Calcium-activated neutral proteinase (calpain) system in aging and Alzheimer's disease.

Calpains (CANPs) are a family of calcium-dependent cysteine proteases under complex cellular regulation. By making selective limited proteolytic cleavages, they activate or alter the regulation of certain enzymes, including key protein kinases and phosphatases, and induce specific cytoskeletal rearrangements, accounting for their suspected involvement in intracellular signaling, vesicular trafficking, and structural stabilization. Calpain activity has been implicated in various aging phenomena, including cataract formation and erythrocyte senescence. Abnormal activation of the large stores of latent calpain in neurons induces cell injury and is believed to underlie neurodegeneration in excitotoxicity, Wallerian degeneration, and certain other neuropathologic states involving abnormal calcium influx. In Alzheimer's disease, we found the ratio of activated calpain I to its latent precursor isoform in neocortex to be threefold higher than that in normal individuals and those with Huntington's or Parkinson's disease. Immunoreactivity toward calpastatin, the endogenous inhibitor of calpain, was also markedly reduced in layers II-V of the neocortex in Alzheimer's disease.

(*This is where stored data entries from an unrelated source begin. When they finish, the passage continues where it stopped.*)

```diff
@@ -480,8 +528,8 @@
                 } else if constexpr (i < 46) {
                     micro(std::integral_constant<int, i + 4>{});
                 } else if constexpr (i == 46) {
-                    ps = psA;
-                    aw_acc(ps, psB);
+                    ps = z.psA;
+                    aw_acc(ps, z.psB);
                 } else if constexpr (i == 47) {
                     slow = __builtin_amdgcn_ballot_w64(!(ps < AW_LIMIT)) != 0;
                     l_run[B] += slow ? 0.f : ps;
@@ -514,9 +562,9 @@
         });
 
         if constexpr (HAS_SM && LAST) {
-            lo_k[15] = aw_mixlo(hi_k[15], pa[15][0]);
-            ps = psA + psB;
-            Pf[B][1][3][3] = aw_mixhi(lo_k[15], hi_k[15], pa[15][1]);
+            z.lo[15] = aw_mixlo(z.hi[15], z.pa[15][0]);
+            ps = z.psA + z.psB;
+            Pf[B][1][3][3] = aw_mixhi(z.lo[15], z.hi[15], z.pa[15][1]);
             const bool slow = __builtin_amdgcn_ballot_w64(!(ps < AW_LIMIT)) != 0;
             l_run[B] += slow ? 0.f : ps;
             if (__builtin_expect(slow, 0)) {
```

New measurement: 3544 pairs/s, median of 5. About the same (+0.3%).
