# masa-ue/SVDD

Measured on AMD Instinct MI355X. Metric: decoded sequences/sec (whole node), L=200 M=10 128-step SVDD-MC, higher is better.
Workload: dtype f32; 1 GPU; DNA enhancer SVDD-MC, batch=256/GPU, L=200, M=10, 128 steps (BASELINE.json configs[1]); dilated-CNN backbone 3.3M params + ConvGRU value net; global_batch=256, rng=philox

## Files before the change

### include/svdd_hip.h

```cpp
#ifndef SVDD_HIP_H
#define SVDD_HIP_H

#include <stdint.h>

#ifdef __cplusplus
extern "C" {
#endif

#define SVDD_VOCAB 5
#define SVDD_MASK 4
#define SVDD_MAX_M 1024

enum {
  SVDD_OK = 0,
  SVDD_E_ARG = -1,
  SVDD_E_LAUNCH = -2,
  SVDD_E_NODEVICE = -3
};

enum {
  SVDD_LAYOUT_BLV = 0,
  SVDD_LAYOUT_BVL = 1
};

// ... 134 lines not shown
int svdd_conv_tower_windows_f32(const float* onehot, const float* tiles, const float* bias, const int32_t* win,
                                const float* parent_out, float* out, int n, int L, int M, int nlayers,
                                int residual_mask, const int32_t* live_idx, const int32_t* count, void* stream);

int svdd_candidate_windows_tight(const uint8_t* cand, const uint8_t* x, int B, int L, int M, int margin, int32_t* win,
                                 int32_t* flags, void* on_stream);

int svdd_candidate_parts(const uint8_t* cand, const uint8_t* x, int B, int L, int M, int reach, int gap, int32_t* parts,
                         int32_t* nparts, int32_t* flags, int32_t* key, void* on_stream);
int svdd_conv_tower_parts_f32(const float* onehot, const float* tiles, const float* bias, const int32_t* parts,
                              const float* parent_out, float* out, int n, int L, int M, int nlayers, int residual_mask,
                              int reach, const int32_t* live_idx, const int32_t* count, void* on_stream);

int svdd_backbone_cnn_f32(const uint8_t* x, const float* table0, const float* tiles, const float* vec,
                          const float* w2, float* out, int n, int L, int nlayers, const int* dilations,
                          const int32_t* count, const int32_t* row_idx, int out_scatter, void* stream);
int svdd_backbone_cnn_save_f32(const uint8_t* x, const float* table0, const float* tiles, const float* vec, const float* w2,
                               float* out, int n, int L, int nlayers, const int* dilations, float* xhat, float* rstd,
                               unsigned long long* mask, void* stream);
int svdd_backbone_cnn_grad_f32(const float* dlogits, const float* tiles_bwd, const float* gamma, const float* w2,
                               const float* table0, const float* xhat, const float* rstd, const unsigned long long* mask,
                               float* dx, int n, int L, int nlayers, const int* dilations, void* stream);
int svdd_backbone_incr_f32(const uint8_t* x, const float* table0, const float* tiles, const float* vec, const float* w2,
                           float* out, int n, int L, int nlayers, const int* dilations, int lead, float* planes,
                           uint8_t* x_prev, int32_t* items, unsigned long long* stat, int first, int max_item, void* on_stream);
int svdd_backbone_incr2_f32(const uint8_t* x, const float* table0, const float* tiles, const float* vec, const float* w2,
                            float* out, int n, int L, int nlayers, const int* dilations, int lead, float* planes,
                            uint8_t* x_prev, int32_t* items, unsigned long long* stat, int first, int max_item,
                            int32_t* order, int32_t* order_count, void* on_stream);
int svdd_backbone_incr3_f32(const uint8_t* x, const float* table0, const float* tiles, const float* vec, const float* w2,
                            float* out, int n, int L, int nlayers, const int* dilations, int lead, float* planes,
                            uint8_t* x_prev, int32_t* items, unsigned long long* stat, int first, int max_item,
                            int32_t* order, int32_t* order_count, int depth, void* on_stream);
int svdd_backbone_incr_set_residency(int wg_per_cu);
int svdd_backbone_set_workspace(void* ws, long long bytes);
int svdd_backbone_split_status(int* err);
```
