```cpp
int cmf_rccl_version(int *version, char *path, int64_t path_len)
{
    if (!version) return fail(CMF_ERR_ARG, "version is NULL");
    CMFTRY(rccl_load());
    RCCLCHK(g_rccl.GetVersion(version));
    if (path && path_len > 0) snprintf(path, (size_t)path_len, "%s", g_rccl.path.c_str());
    return CMF_OK;
}

int cmf_get_counter(cmf_handle h, const char *name, int64_t *value)
{
    if (!h || !name || !value) return fail(CMF_ERR_ARG, "NULL argument");
    if (std::strcmp(name, "hals_pipeline_reruns") == 0) { *value = h->hals_reruns; return CMF_OK; }
    if (std::strcmp(name, "writeback_calls") == 0) { *value = h->wb ? h->wb->armed_calls : 0; return CMF_OK; }
    if (std::strcmp(name, "speculated_contractions") == 0) { *value = h->spec_hits; return CMF_OK; }
    if (std::strcmp(name, "liveness_checks") == 0) { *value = g_liveness_checks.load(); return CMF_OK; }
    if (admm_counter(h, name, value)) return CMF_OK;
    if (sep_counter(h, name, value)) return CMF_OK;
    if (anls_counter(h, name, value)) return CMF_OK;
    if (std::strcmp(name, "small_k_fused_h_updates") == 0) {
        *value = h->sk_fused_h;
        if (h->group)
            for (const cmf_handle_s *s : h->group->sh) *value += (s != h) ? s->sk_fused_h : 0;
        return CMF_OK;
    }
    if (std::strcmp(name, "writeback_overlapped") == 0) { *value = h->wb ? h->wb->hooked_calls : 0; return CMF_OK; }
    if (std::strncmp(name, "launches:", 9) == 0) {
        for (int c = 0; c < LA_NCLS; ++c)
            if (std::strcmp(name + 9, kLaunchNames[c]) == 0) {
                *value = h->launches[c];
                if (h->group)
                    for (const cmf_handle_s *s : h->group->sh) *value += (s != h) ? s->launches[c] : 0;
                return CMF_OK;
            }
        return fail(CMF_ERR_ARG, "unknown launch path '%s'", name + 9);
    }
    if (h->group) {
        cmf_group_s *g = h->group;
// ... 39 lines not shown
    return CMF_OK;
}

int cmf_set_option(cmf_handle h, const char *name, int value)
{
    if (!h || !name) return fail(CMF_ERR_ARG, "NULL argument");
    if (std::strcmp(name, "anls_backup_only") == 0) {
        if (h->group || h->root_only || h->sharded) return fail(CMF_ERR_UNSUPPORTED, "anls_backup_only: the ANLS rule runs on single-GPU handles only");
        if (value != 0 && value != 1) return fail(CMF_ERR_ARG, "anls_backup_only must be 0 or 1");
        h->anls_backup_only = value;
        return CMF_OK;
    }
    if (std::strcmp(name, "nnls_large") == 0) {
        if (h->group || h->root_only || h->sharded) return fail(CMF_ERR_UNSUPPORTED, "nnls_large: the ANLS rule and the separable fit run on single-GPU handles only");
        if (value != 0 && value != 1) return fail(CMF_ERR_ARG, "nnls_large must be 0 or 1");
        h->nnls_large = value;
        return CMF_OK;
    }
    if (std::strcmp(name, "kl_mask") == 0) {
        if (h->group || h->root_only || h->sharded) return fail(CMF_ERR_UNSUPPORTED, "kl_mask: the mask and the divergence of the MU rule are chosen on single-GPU handles only");
        if (value != 0 && value != 1) return fail(CMF_ERR_ARG, "kl_mask must be 0 or 1");
        if (!value && h->mu_mask && h->mu_div) return fail(CMF_ERR_STATE, "kl_mask: the KL form and a mask are both installed; clear the mask or restore CMF_DIV_SQUARE first");
        h->kl_mask = value;
        return CMF_OK;
    }
    if (std::strcmp(name, "is_div") == 0) {
        if (h->group || h->root_only || h->sharded) return fail(CMF_ERR_UNSUPPORTED, "is_div: the divergence of the MU rule is chosen on single-GPU handles only");
        if (value != 0 && value != 1) return fail(CMF_ERR_ARG, "is_div must be 0 or 1");
        if (!value && h->mu_div == CMF_DIV_IS) return fail(CMF_ERR_STATE, "is_div: the Itakura-Saito divergence is installed; restore CMF_DIV_SQUARE with cmf_mu_set_divergence first");
        h->is_div = value;
        return CMF_OK;
    }
    if (h->group) {
        cmf_group_s *g = h->group;
        CMFTRY(group_join(g));
        if (std::strcmp(name, "allreduce_overlap") == 0) {
            CMFTRY(group_sync(g));
            if (value) CMFTRY(group_ensure_lane1(g));
            g->overlap = value != 0;
            g->num_ready = false;
            return CMF_OK;
        }
        if (std::strcmp(name, "halo_in_allreduce") == 0) {
            CMFTRY(group_sync(g));
            g->halo_opt = value != 0;
            g->halos_current = false;
// ... 1176 lines not shown
```

### cmf.jl_amd/csrc/cmf_internal.h

```cpp
#pragma once
#pragma GCC visibility push(default)
#include "cmf_hip.h"
#pragma GCC visibility pop
#include "cmf_kernels.h"
#include "cmf_rng.h"
#include "cmf_writeback.h"

#include <algorithm>
#include <atomic>
#include <chrono>
#include <cmath>
#include <cstdarg>
#include <cstdio>
#include <cstring>
#include <functional>
#include <map>
#include <mutex>
#include <string>
#include <thread>
#include <vector>

inline thread_local std::string g_err;

static int fail(int code, const char *fmt, ...)
// ... 232 lines not shown
    bool have_data = false;
    bool reuse_est = true;
    int gram = 0;
    float *gram_numden_h = nullptr;
    bool prof = false;
    int prof_every = 1;
    int prof_seen[32] = {0};
    int64_t launches[LA_NCLS] = {0};
    struct ProfRec { hipEvent_t a, b; int cls; };
    unsigned prof_mask = 0;
    std::vector<ProfRec> prof_recs;
    std::vector<hipEvent_t> prof_pool;
    int est_kind = EST_NONE;
    void *arena = nullptr;
    size_t arena_bytes = 0;
    bool streams_may_hang = false;
    int64_t est_gen = 0;
    int64_t spec_gen = -1;
    int last_rule_call = 0;
    bool speculate = true;
    std::function<int()> after_reduce;
    int64_t hals_spec_gen = -1;
    int64_t spec_hits = 0;

    struct cmf_group_s *group = nullptr;
    bool root_only = false;
    hipStream_t own_comm_stream = nullptr, comm_stream = nullptr;
    hipEvent_t ev_c0 = nullptr, ev_c1 = nullptr;
    double *h_ring = nullptr;
    bool dev_stamps = false;
    CmfLossCarry carry{};
    CmfWriteback *wb = nullptr;
    struct AdmmState *admm = nullptr;
    struct AnlsState *anls = nullptr;
    struct SepState *sep = nullptr;
    int anls_backup_only = 0;
    int nnls_large = 0;
};

void admm_free(cmf_handle_s *h);
int admm_counter(const cmf_handle_s *h, const char *name, int64_t *value);
void anls_free(cmf_handle_s *h);
int anls_counter(const cmf_handle_s *h, const char *name, int64_t *value);
void sep_free(cmf_handle_s *h);
int sep_counter(const cmf_handle_s *h, const char *name, int64_t *value);

// ... 146 lines not shown
int gram_w_impl(cmf_handle_s *h, double l1W, double l2W);
int gram_w_partial(cmf_handle_s *h, float *hh_out);
int gram_w_finish(cmf_handle_s *h, const float *HH, double l1W, double l2W, const float *tail_src = nullptr, float *tail_dst = nullptr,
                         int tail_n = 0);
int gram_h_update(cmf_handle_s *h, double l1H, double l2H);
int gram_h_impl(cmf_handle_s *h, double l1H, double l2H, double *loss);
int pgd_w_impl(cmf_handle_s *h, double pen_sq, double pen_abs, int nonneg);
int pgd_h_impl(cmf_handle_s *h, double pen_sq, double pen_abs, int nonneg, double *loss);
int hals_h_impl(cmf_handle_s *h, double l1H, double l2H);
int hals_h_rerun(cmf_handle_s *h);
int gram_denom_h(cmf_handle_s *h, float *out);
int gram_tables(cmf_handle_s *h);
int group_pgd_w(cmf_handle_s *st, struct cmf_group_s *g, double pen_sq, double pen_abs, int nonneg);
int group_pgd_h(cmf_handle_s *st, struct cmf_group_s *g, double pen_sq, double pen_abs, int nonneg, double *loss);
int group_set_mask(struct cmf_group_s *g, const double *mask);
size_t n_partial(const cmf_handle_s *h);
hipError_t stream_acquire(int device, hipStream_t *s);
void plan(cmf_handle_s *h, int n_cu);
int upload_cols(cmf_handle_s *h, const double *src, int64_t tc, int64_t ncols, bool rows_layout, bool accumulate_sumsq,
                       float *rows_dst = nullptr, float *cols_dst = nullptr);
int create_impl(cmf_handle *out, int device, int64_t N, int64_t Tl, int64_t K, int64_t L,
                       const double *data, int64_t t_offset, int64_t T_global, bool sharded);
int launch_hxt_on(cmf_handle_s *h, const float *X0, const float *X1, int NpX, int nsrc, float *slabs, int nchunks, int chunk_len,
                         int main_rows = -1);
int launch_transconv(cmf_handle_s *h, int nsrc, const float *xt0 = nullptr, bool front_block = false);
int launch_slab_sum(cmf_handle_s *h, float *out, const float *in, int nslabs, size_t stride, bool take_carry = false,
                           CmfHxtTail tail = CmfHxtTail{nullptr, nullptr, nullptr, 0, 0, 0, 0, 0});
int hxt_contract(cmf_handle_s *h, const float *X0, const float *X1, int nsrc, float *out, bool take_carry = false, bool slabs_only = false);
int hxt_contract_small(cmf_handle_s *h, const float *X0, const float *X1, int nsrc, float *out, bool take_carry, bool slabs_only);
bool sk_can_fuse_h(const cmf_handle_s *h);
int launch_transconv_small(cmf_handle_s *h, int nsrc, const float *xt0, bool update_h = false, float l1 = 0.f, float two_l2 = 0.f);
int read_scalar(cmf_handle_s *h, int slot, double *v);
int w_partial_impl(cmf_handle_s *h);
int w_partial_half_impl(cmf_handle_s *h, int den);
int w_apply_impl(cmf_handle_s *h, double l1W, double l2W, const float *tail_src = nullptr, float *tail_dst = nullptr, int tail_n = 0,
                        const float *den = nullptr);
int h_update_impl(cmf_handle_s *h, double l1H, double l2H, bool front = false);
int launch_loss_conv(cmf_handle_s *h);
int loss_partial_impl(cmf_handle_s *h, double *sumsq, bool readback = true, double *host_out = nullptr, bool speculate = false);
int set_factors_impl(cmf_handle_s *h, const double *W, const double *H);
int get_factors_impl(cmf_handle_s *h, double *W, double *H);
int reduce_partials(cmf_handle_s *h, const double *partial, int n, int slot, double *v);
double wait_timeout_s();
int ensure_resid(cmf_handle_s *h, bool masked = false, bool loss_abs = false);
HalsRowParams hals_row_params(cmf_handle_s *h, double l1H, double l2H);
int hals_persist_launch(cmf_handle_s *h, const HalsRowParams &q, int debug = 0, bool clear_flags = true);
int pgd_unit_norm(cmf_handle_s *h, bool is_W);
int rccl_load();
int group_use(cmf_handle_s *s);
int group_join(cmf_group_s *g);
int group_start_workers(cmf_group_s *g);
// ... 243 lines not shown
```

### cmf.jl_amd/csrc/cmf_kernels.h

```cpp
#pragma once
#include <hip/hip_runtime.h>
#include <type_traits>
#include <stdint.h>
#include "cmf_conv_modes.h"

typedef float f32x16 __attribute__((ext_vector_type(16)));
typedef float f32x4 __attribute__((ext_vector_type(4)));

#define CMF_EPS_F 2.220446049250313e-16f

struct CmfDims {
    int N, Tl, K, L;
    int Np;
    int KB;
    int K32;
    int PADL;
    int TP;
    int Lp;
};

__device__ __forceinline__ int cmf_crow(int r, int h) { return (r & 3) + 8 * (r >> 2) + 4 * h; }

__device__ __forceinline__ __amdgpu_buffer_rsrc_t cmf_rsrc(const void *base, size_t bytes)
{
// ... 1154 lines not shown
{
    __shared__ __attribute__((aligned(16))) float Hs[32 * CONV3_STRIDE];
    const int b = blockIdx.x;
    if (b < n_full) {
        const int n0 = (b % gx) * 64;
        if (n0 + 32 < p.N) conv3_tile<MODE, 2, NKP, PREQ>(p, Hs, (b / gx) * 64, n0, threadIdx.x, b);
        else conv3_tile<MODE, 1, NKP>(p, Hs, (b / gx) * 64, n0, threadIdx.x, b);
    } else {
        const int q = b - n_full, tile = n_full + (q >> 2), sub = q & 3;
        conv3_quarter<MODE, NKP>(p, Hs, (tile / gx) * 64 + (sub >> 1) * 32, (tile % gx) * 64 + (sub & 1) * 32, threadIdx.x, b);
    }
}

struct HxtParams {
    const float *H;
    const float *X0;
    const float *X1;
    float *slabs;
    int Np, K32, KB, PADL, L, Tl;
    int chunk_len;
    int G;
    int nsrc;
    int CG;
};

template <int LP>
__device__ __forceinline__ void hxt_load(float (&E)[LP], float (&O)[LP], float (&B)[LP], __amdgpu_buffer_rsrc_t hr,
                                         __amdgpu_buffer_rsrc_t xr, int hoff, int xoff, int row, int K32, int Np)
{
#pragma unroll
    for (int u = 0; u < LP; ++u) {
        E[u] = cmf_bload(hr, hoff, (row + 2 * u + 1) * K32 * 4);
        O[u] = cmf_bload(hr, hoff, (row + 2 * u) * K32 * 4);
        B[u] = cmf_bload(xr, xoff, (row + 2 * u) * Np * 4);
    }
}

template <int LP>
__device__ __forceinline__ void hxt_group(f32x16 (&acc)[2 * LP], const float (&Ep)[LP], const float (&Op)[LP],
                                          const float (&Ec)[LP], const float (&Oc)[LP], const float (&Bc)[LP])
{
#pragma unroll
    for (int u = 0; u < LP; ++u) {
#pragma unroll
        for (int m = 0; m < LP; ++m) {
            const float ae = (u - m >= 0) ? Ec[(u - m >= 0) ? (u - m) : 0] : Ep[(u - m >= 0) ? 0 : (u - m + LP)];
            const float ao = (u - m >= 0) ? Oc[(u - m >= 0) ? (u - m) : 0] : Op[(u - m >= 0) ? 0 : (u - m + LP)];
            acc[2 * m] = __builtin_amdgcn_mfma_f32_32x32x2f32(ae, Bc[u], acc[2 * m], 0, 0, 0);
            acc[2 * m + 1] = __builtin_amdgcn_mfma_f32_32x32x2f32(ao, Bc[u], acc[2 * m + 1], 0, 0, 0);
        }
    }
}

template <int LP>
__global__ __launch_bounds__(256, 1) void hxt_kernel(HxtParams p)
{
    const int lane = threadIdx.x & 63, wave = __builtin_amdgcn_readfirstlane(threadIdx.x >> 6);
    const int i = lane & 31, h = lane >> 5;
    int quad, lg;
    if ((gridDim.x / p.G) % 8 == 0) {
        lg = (blockIdx.x >> 3) % p.G;
        quad = (blockIdx.x & 7) + 8 * (blockIdx.x / (8 * p.G));
    } else {
        quad = blockIdx.x / p.G;
        lg = blockIdx.x % p.G;
    }
    const int CG = p.CG;
    const int cw = wave % CG, nw = wave / CG;
    const int nb = quad * (4 / CG) + nw;
    const int c = blockIdx.y * CG + cw;
    const int src = blockIdx.z % p.nsrc;
    const int kb = blockIdx.z / p.nsrc;
    const int lag0 = lg * 2 * LP;
    const int Np = p.Np, K32 = p.K32;
    const float *X = src ? p.X1 : p.X0;

    const int tc0 = c * p.chunk_len;
    int tc1 = tc0 + p.chunk_len;
    if (tc1 > p.Tl) tc1 = p.Tl;
    const int ngroups = (tc1 > tc0) ? (tc1 - tc0 + 6 * LP - 1) / (6 * LP) * 3 : 0;

    const float *hbase = p.H + (size_t)(p.PADL + tc0 - lag0 - 2 * LP - 1) * K32;
    const float *xbase = X + (size_t)(p.PADL + tc0 - 2 * LP) * Np;
    const __amdgpu_buffer_rsrc_t hr = cmf_rsrc(hbase, (size_t)(p.chunk_len + 12 * LP + 8) * K32 * 4);
    const __amdgpu_buffer_rsrc_t xr = cmf_rsrc(xbase, (size_t)(p.chunk_len + 12 * LP + 8) * Np * 4);
    const int hoff = (h * K32 + kb * 32 + i) * 4;
    const int xoff = (h * Np + nb * 32 + i) * 4;

    f32x16 acc[2 * LP];
#pragma unroll
    for (int a = 0; a < 2 * LP; ++a)
#pragma unroll
        for (int r = 0; r < 16; ++r) acc[a][r] = 0.f;

    float E0[LP], O0[LP], B0[LP], E1[LP], O1[LP], B1[LP], E2[LP], O2[LP], B2[LP];
    if (ngroups > 0) {
        hxt_load<LP>(E0, O0, B0, hr, xr, hoff, xoff, 0, K32, Np);
        hxt_load<LP>(E1, O1, B1, hr, xr, hoff, xoff, 2 * LP, K32, Np);
#define HXT_SCHED()                                                                   \
    do {                                                                              \
        constexpr int per = (2 * LP * LP >= 9 * LP) ? 2 : ((2 * LP * LP >= 6 * LP) ? 1 : 0);  \
        _Pragma("unroll") for (int q = 0; q < 3 * LP; ++q) {                          \
            __builtin_amdgcn_sched_group_barrier(0x020, 1, 0);                        \
            __builtin_amdgcn_sched_group_barrier(0x008, per, 0);                      \
        }                                                                             \
        __builtin_amdgcn_sched_group_barrier(0x008, 2 * LP * LP - per * 3 * LP, 0);   \
        __builtin_amdgcn_sched_barrier(0);                                            \
    } while (0)
        for (int g = 0; g < ngroups; g += 3) {
            const int g3 = (g + 3 < ngroups) ? g + 3 : g;
            hxt_load<LP>(E2, O2, B2, hr, xr, hoff, xoff, 2 * LP * (g + 2), K32, Np);
            hxt_group<LP>(acc, E0, O0, E1, O1, B1);
            HXT_SCHED();
            hxt_load<LP>(E0, O0, B0, hr, xr, hoff, xoff, 2 * LP * (g + 3), K32, Np);
            hxt_group<LP>(acc, E1, O1, E2, O2, B2);
            HXT_SCHED();
            hxt_load<LP>(E1, O1, B1, hr, xr, hoff, xoff, 2 * LP * (g3 + 1), K32, Np);
            hxt_group<LP>(acc, E2, O2, E0, O0, B0);
            HXT_SCHED();
        }
#undef HXT_SCHED
    }

    float *slab = p.slabs + (size_t)(blockIdx.y * p.nsrc + src) * p.L * K32 * Np;
    if (CG == 1) {
#pragma unroll
        for (int a = 0; a < 2 * LP; ++a) {
            int l = lag0 + a;
            if (l < p.L) {
#pragma unroll
                for (int r = 0; r < 16; ++r) {
                    int k = kb * 32 + cmf_crow(r, h);
                    slab[((size_t)l * K32 + k) * Np + nb * 32 + i] = acc[a][r];
                }
            }
        }
        return;
    }
    __shared__ float red[2][4][16][64];
#pragma unroll
    for (int a = 0; a < 2 * LP; ++a) {
        const int buf = a & 1;
#pragma unroll
        for (int r = 0; r < 16; ++r) red[buf][wave][r][lane] = acc[a][r];
        __syncthreads();
        const int l = lag0 + a;
        const int per = 16 / CG;
        for (int rr = 0; rr < per; ++rr) {
            const int r = cw * per + rr;
            float sum = red[buf][nw * CG][r][lane];
            for (int v = 1; v < CG; ++v) sum += red[buf][nw * CG + v][r][lane];
            const int k = kb * 32 + cmf_crow(r, h);
            if (l < p.L) slab[((size_t)l * K32 + k) * Np + nb * 32 + i] = sum;
        }
    }
}
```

The excessive calpain system activation suggested by these findings represents a potential molecular basis for synaptic loss and neuronal cell death in the brain in Alzheimer's disease given the known destructive actions of calpain I and its preferential neuronal and synaptic localization. In surviving cells, persistent calpain activation may also contribute to neurofibrillary pathology and abnormal amyloid precursor protein trafficking/processing through its known actions on protein kinases and the membrane skeleton. The degree of abnormal calpain activation in the brain in Alzheimer's disease strongly correlated with the extent of decline in levels of secreted amyloid precursor protein in brain. Cytoskeletal proteins that are normally good calpain substrates become relatively calpain resistant when they are hyperphosphorylated, which may contribute to their accumulation in neurofibrillary tangles. As a major effector of calcium signals, calpain activity may mirror disturbances in calcium homeostasis and mediate important pathologic consequences of such disturbances.[1]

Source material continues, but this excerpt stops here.